The interplanetary causes of magnetic storms, HILDCAAs and viscous interaction

Abstract

A review of the interplanetary causes of geomagnetic activity is presented. Intense southward interplanetary magnetic fields in the sheath region ahead of fast interplanetary manifestations of solar CMEs (ICMEs), and the intrinsically high BZ fields of magnetic clouds within ICMEs, are the two most predominant causes of major storms with DST ≤−100 nT. This is true during solar maximum when ICMEs dominate the interplanetary medium and also during the declining phase of the solar cycle when corotating streams and proto-corotating interaction regions (PCIRs) are the dominant large scale structures.

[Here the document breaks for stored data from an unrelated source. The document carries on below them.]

template <template <int> class Dn, int D, bool PEER>
static __global__ void __launch_bounds__(kBulkThreads, KMC_BULK_CTAS) emcee_bulk_kernel(const RunParams p, const Dn<D> dn) {
    static_assert(D % 2 == 0, "rows must be multiples of 16 bytes");
    extern __shared__ __align__(128) unsigned char bulk_smem[];
    constexpr unsigned T = kBulkThreads, ROWB = D * 8;
    double *xown = reinterpret_cast<double *>(bulk_smem);
    double *xpart = xown + 2 * T * D;
    unsigned long long *ldbar = reinterpret_cast<unsigned long long *>(xpart + T * D);
    const unsigned tid = threadIdx.x;
    const unsigned base = p.shard_begin + blockIdx.x * p.per_cta;
    const unsigned cnt = base >= p.shard_end ? 0u : min(p.per_cta, p.shard_end - base);
    const unsigned shard_size = p.shard_end - p.shard_begin;
    const unsigned ngroups = (cnt + T - 1) / T;
    if (tid == 0) kbar_init(ldbar, 1);
    __syncthreads();
    unsigned ldphase = 0, gcount = 0;

    DrawRec dr;
    auto make_draw = [&](long long h, unsigned l) {
        unsigned j;
        double z, u;
        step_draws<false>(p, h, base + l, j, z, u);
        dr.j = j;
        dr.z = z;
        dr.q = filter_q<false>(p, z, u);
    };
    if (tid < cnt) make_draw(p.h0, tid);

    long long n = p.n0, phase = p.phase0, sidx = p.sidx0;
    unsigned long long target = p.bar_base;
    for (long long h = p.h0; h < p.h1; ++h) {
        const unsigned batch = (unsigned)(h & 1);
        const bool store = (n > 0) && (phase == 0);
        const size_t a0 = batch ? (size_t)p.nhalf : 0;
        for (unsigned g = 0; g < ngroups; ++g, ++gcount) {
            const unsigned rows = min(T, cnt - g * T);
            const unsigned l = g * T + tid;
            const bool live = tid < rows;
            double *own = xown + (size_t)(gcount & 1) * T * D;
            if (tid == 0) asm volatile("cp.async.bulk.wait_group.read 1;" ::: "memory");
            __syncthreads();
            if (tid == 0) {
                kbar_expect_tx(ldbar, rows * ROWB * 2);
                bulk_row_g2s(own, p.x + (a0 + base + (size_t)g * T) * D, rows * ROWB, ldbar);
            }
            if (g > 0 && live) make_draw(h, l);
            if (live) {
                const unsigned pos = dr.j >= p.nhalf ? dr.j - p.nhalf : dr.j;
                const double *src = (PEER ? p.peer_x[pos / shard_size] : p.x) + (size_t)dr.j * D;
                bulk_row_g2s(xpart + (size_t)tid * D, src, ROWB, ldbar);
            }
            const size_t k = a0 + base + l;
            const double lpk = live ? p.lp[k] : 0.0;
            kbar_wait(ldbar, ldphase);
            ldphase ^= 1;
            if (live) {
                double xk[D], xj[D], y[D];
#pragma unroll
                for (int c = 0; c < D; c += 2) {
                    const double2 a2 = *reinterpret_cast<const double2 *>(own + (size_t)tid * D + c);
                    const double2 b2 = *reinterpret_cast<const double2 *>(xpart + (size_t)tid * D + c);
                    xk[c] = a2.x;
                    xk[c + 1] = a2.y;
                    xj[c] = b2.x;
                    xj[c + 1] = b2.y;
                }
                const double z = dr.z;
#pragma unroll
                for (int c = 0; c < D; ++c) y[c] = dadd(xj[c], dmul(z, dsub(xk[c], xj[c])));
                const double p1 = dn.logpdf(y);
                const double tt = (p1 - lpk) + (double)dr.q * 0.6931471805599453;
                bool acc;
                if (tt > (double)p.margin) acc = true;
                else if (tt < -(double)p.margin) acc = false;
                else acc = accept_slow<false, false>(p, h, base + l, z, p1, lpk);
                if (acc) {
#if KMC_BULK_STORE_ALL
#pragma unroll
                    for (int c = 0; c < D; c += 2)
                        *reinterpret_cast<double2 *>(own + (size_t)tid * D + c) = make_double2(y[c], y[c + 1]);
#else
                    store_row<D>(p.x + k * D, y);
#endif
                    p.lp[k] = p1;
                    p.nacc[k] += 1u;
                }
                if (store) chain_store<D>(p, chain_row(p, sidx, batch, base + l), acc, y, xk, p1, lpk);
            }
#if KMC_BULK_STORE_ALL
            asm volatile("fence.proxy.async.shared::cta;" ::: "memory");
            __syncthreads();
            if (tid == 0) bulk_s2g(p.x + (a0 + base + (size_t)g * T) * D, own, rows * ROWB);
#endif
        }
        if (batch == 1) {
            if (n == 0) {
                for (unsigned l = tid; l < cnt; l += T) {
                    p.nacc[base + l] = 0u;
                    p.nacc[(size_t)p.nhalf + base + l] = 0u;
                }
            }
            if (store) ++sidx;
            ++n;
            if (++phase == p.nthin) phase = 0;
        }
#if KMC_BULK_STORE_ALL
        if (tid == 0) {
            asm volatile("cp.async.bulk.wait_group 0;" ::: "memory");
            asm volatile("fence.proxy.async;" ::: "memory");
        }
#else
        asm volatile("fence.proxy.async;" ::: "memory");
#endif
        if (h + 1 < p.h1) {
            target += gridDim.x;
            __syncthreads();
            if (gridDim.x > 1 && tid == 0) barrier_arrive(p.barrier);
            if (tid < cnt) make_draw(h + 1, tid);
            if (gridDim.x > 1) {
                if (tid == 0) barrier_wait(p.barrier, target);
                __syncthreads();
            }
#if !KMC_BULK_STORE_ALL
            asm volatile("fence.proxy.async;" ::: "memory");
#endif
            if constexpr (PEER) {
                if (blockIdx.x == 0) cross_gpu_barrier(p, p.epoch_base + (unsigned long long)(h - p.h0) + 1);
                target += gridDim.x;
                __syncthreads();
                if (gridDim.x > 1) {
                    if (tid == 0) {
                        barrier_arrive(p.barrier);
                        barrier_wait(p.barrier, target);
                    }
                    __syncthreads();
                }
            }
        }
    }
}

#ifndef KMC_SMEM_ROUNDS
#define KMC_SMEM_ROUNDS 7
#endif
#ifndef KMC_SMEM_THREADS
#define KMC_SMEM_THREADS 256
#endif
#ifndef KMC_SMEM_CTAS
#define KMC_SMEM_CTAS 2
#endif
#ifndef KMC_SMEM_SPLIT
#define KMC_SMEM_SPLIT 4
#endif
constexpr int kRounds = KMC_SMEM_ROUNDS;
constexpr int kSmemSplit = KMC_SMEM_SPLIT;
#ifndef KMC_SMEM_AHEAD
#define KMC_SMEM_AHEAD 2
#endif
constexpr int kAhead = KMC_SMEM_AHEAD;
static_assert(kSmemSplit >= kAhead && kSmemSplit <= kRounds, "the first partner gathers need their draws");
constexpr int kSmemThreads = KMC_SMEM_THREADS;
constexpr int kSmemCtas = KMC_SMEM_CTAS;

__device__ __forceinline__ double lds_f64(unsigned a) {
    double v;
    asm volatile("ld.shared.f64 %0, [%1];" : "=d"(v) : "r"(a));
    return v;
}
__device__ __forceinline__ void sts_f64(unsigned a, double v) {
    asm volatile("st.shared.f64 [%0], %1;" ::"r"(a), "d"(v) : "memory");
}
__device__ __forceinline__ unsigned lds_u32(unsigned a) {
    unsigned v;
    asm volatile("ld.shared.u32 %0, [%1];" : "=r"(v) : "r"(a));
    return v;
}
__device__ __forceinline__ void sts_u32(unsigned a, unsigned v) {
    asm volatile("st.shared.u32 [%0], %1;" ::"r"(a), "r"(v) : "memory");
}

template <template <int> class Dn, int D, bool REPLAY>
static __global__ void __launch_bounds__(kSmemThreads, kSmemCtas) emcee_smem_kernel(const RunParams p, const Dn<D> dn) {
    extern __shared__ __align__(16) unsigned char smem_raw[];
    const unsigned nthr = blockDim.x;
    const unsigned L = 2 * p.per_cta;
    const unsigned wid = p.shard_begin + blockIdx.x * p.per_cta + threadIdx.x;
    const unsigned sbase = (unsigned)__cvta_generic_to_shared(smem_raw) + 8u * threadIdx.x;
    const unsigned nbase = (unsigned)__cvta_generic_to_shared(smem_raw) + 8u * (D + 1) * L + 4u * threadIdx.x;
    double *const grow = p.x + (size_t)wid * D;
    unsigned nv;
    {
        const unsigned base = p.shard_begin + blockIdx.x * p.per_cta;
        const unsigned cnt = base >= p.shard_end ? 0u : min(p.per_cta, p.shard_end - base);
        nv = cnt > threadIdx.x ? (cnt - threadIdx.x + nthr - 1) / nthr : 0u;
    }

    for (unsigned b = 0; b < 2; ++b)
        for (unsigned q = 0; q < nv; ++q) {
            const size_t ro = (size_t)b * p.nhalf + (size_t)q * nthr;
            const unsigned sl = b * p.per_cta + q * nthr;
            double v[D];
            load_row<D>(grow + ro * D, v);
#pragma unroll
            for (int c = 0; c < D; ++c) sts_f64(sbase + 8u * (c * L + sl), v[c]);
            sts_f64(sbase + 8u * (D * L + sl), p.lp[wid + ro]);
            sts_u32(nbase + 4u * sl, p.nacc[wid + ro]);
        }

    DrawRec dr[kRounds];
    auto make_draws = [&](long long h, auto lo, auto hi) {
#pragma unroll
        for (int q = decltype(lo)::value; q < decltype(hi)::value; ++q)
            if (q < nv) {
                unsigned j;
                double z, u;
                step_draws<REPLAY>(p, h, wid + q * nthr, j, z, u);
                dr[q].j = j;
                dr[q].z = z;
                dr[q].q = filter_q<REPLAY>(p, z, u);
            }
    };
    using SplitLo = std::integral_constant<int, 0>;
    using SplitMid = std::integral_constant<int, kSmemSplit>;
    using SplitHi = std::integral_constant<int, kRounds>;
    make_draws(p.h0, SplitLo{}, SplitMid{});

    const unsigned nh = (unsigned)(p.h1 - p.h0);
    long long n = p.n0;
    unsigned phase = (unsigned)p.phase0;
    long long sidx = p.sidx0;
    unsigned long long target = p.bar_base;
    for (unsigned hh = 0; hh < nh; ++hh) {
        const long long h = p.h0 + hh;
        const unsigned batch = (unsigned)(h & 1);
        const bool store = (n > 0) && (phase == 0);
        const unsigned hslot = batch ? p.per_cta : 0u;
        const size_t hrow = batch ? (size_t)p.nhalf : (size_t)0;

        double xj[kAhead][D];
#pragma unroll
        for (int q = 0; q < kAhead; ++q)
            if (q < nv) load_row_cg<D>(p.x + (size_t)dr[q].j * D, xj[q]);
        make_draws(h, SplitMid{}, SplitHi{});
#pragma unroll
        for (int q = 0; q < kRounds; ++q) {
            if (q >= nv) break;
            const unsigned sl = hslot + q * nthr;
            const size_t ro = hrow + (size_t)q * nthr;
            double xk[D], y[D];
#pragma unroll
            for (int c = 0; c < D; ++c) xk[c] = lds_f64(sbase + 8u * (c * L + sl));
            const double lpk = lds_f64(sbase + 8u * (D * L + sl));
            const double z = dr[q].z;
#pragma unroll
            for (int c = 0; c < D; ++c) y[c] = dadd(xj[q % kAhead][c], dmul(z, dsub(xk[c], xj[q % kAhead][c])));
            if (q + kAhead < kRounds && q + kAhead < nv)
                load_row_cg<D>(p.x + (size_t)dr[(q + kAhead) % kRounds].j * D, xj[q % kAhead]);
            const double p1 = dn.logpdf(y);
            const double tt = (p1 - lpk) + (double)dr[q].q * 0.6931471805599453;
            bool acc;
            if (tt > (double)p.margin) acc = true;
            else if (tt < -(double)p.margin) acc = false;
            else acc = accept_slow<REPLAY, (D == 1 && !REPLAY)>(p, h, wid + q * nthr, z, p1, lpk);
            if (acc) {
                store_row<D>(grow + ro * D, y);
#pragma unroll
                for (int c = 0; c < D; ++c) sts_f64(sbase + 8u * (c * L + sl), y[c]);
                sts_f64(sbase + 8u * (D * L + sl), p1);
                sts_u32(nbase + 4u * sl, lds_u32(nbase + 4u * sl) + 1u);
            }
            if (store) chain_store<D>(p, chain_row(p, sidx, batch, wid + q * nthr), acc, y, xk, p1, lpk);
        }
        if (batch == 1) {
            if (n == 0)
                for (unsigned q = 0; q < nv; ++q) {
                    sts_u32(nbase + 4u * (q * nthr), 0u);
                    sts_u32(nbase + 4u * (p.per_cta + q * nthr), 0u);
                }
            if (store) ++sidx;
            ++n;
            if (++phase == (unsigned)p.nthin) phase = 0;
        }
        if (hh + 1 < nh) {
            target += gridDim.x;
            __syncthreads();
            if (gridDim.x > 1 && threadIdx.x == 0) barrier_arrive(p.barrier);
            make_draws(h + 1, SplitLo{}, SplitMid{});
            if (gridDim.x > 1) {
                if (threadIdx.x == blockDim.x - 32) barrier_wait_acquire(p.barrier, target);
                __syncthreads();
            }
        }
    }

    for (unsigned b = 0; b < 2; ++b)
        for (unsigned q = 0; q < nv; ++q) {
            const size_t ro = (size_t)b * p.nhalf + (size_t)q * nthr;
            const unsigned sl = b * p.per_cta + q * nthr;
            p.lp[wid + ro] = lds_f64(sbase + 8u * (D * L + sl));
            p.nacc[wid + ro] = lds_u32(nbase + 4u * sl);
        }
}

PCIRs are high magnetic field regions caused by the interaction of coronal hole high-speed streams with the upstream slow speed streams. PCIRs cause only moderate to weak magnetic storms (rarely storms with DST 〈-−100 nT) because of the highly variable Bz structure within them. It is thought that the Bz fluctuations within the PCIR are compressed high-speed stream Alfvén waves. The Bz fluctuations associated with nonlinear Alfvén waves within the high-speed streams cause continuous auroral activity called HILDCAAs. These HILDCAA events lead to annual AE averages that are sometimes higher during the solar cycle descending phase (such as in 1974) than during solar maximum (1979 or 1981). We quantify an upper limit of the efficiency of viscous interaction energy input into the magnetosphere: 1 to 3 × 10−3 of the solar wind ram energy. This is in contrast to an efficiency of 5 to 10 × 10−2 for magnetic reconnection during substorms and magnetic storms. Finally, a specific mechanism of viscous interaction is explored: low latitude boundary layer (LLBL) resonant wave-particle interactions. The waves are sufficiently intense to cross-field diffuse magnetosheath plasma onto closed field lines to create the LLBL. Pitch angle scattering will lead to auroral energy deposition of ∼ 1 erg cm−2 s−, sufficient for the creation of the dayside aurora.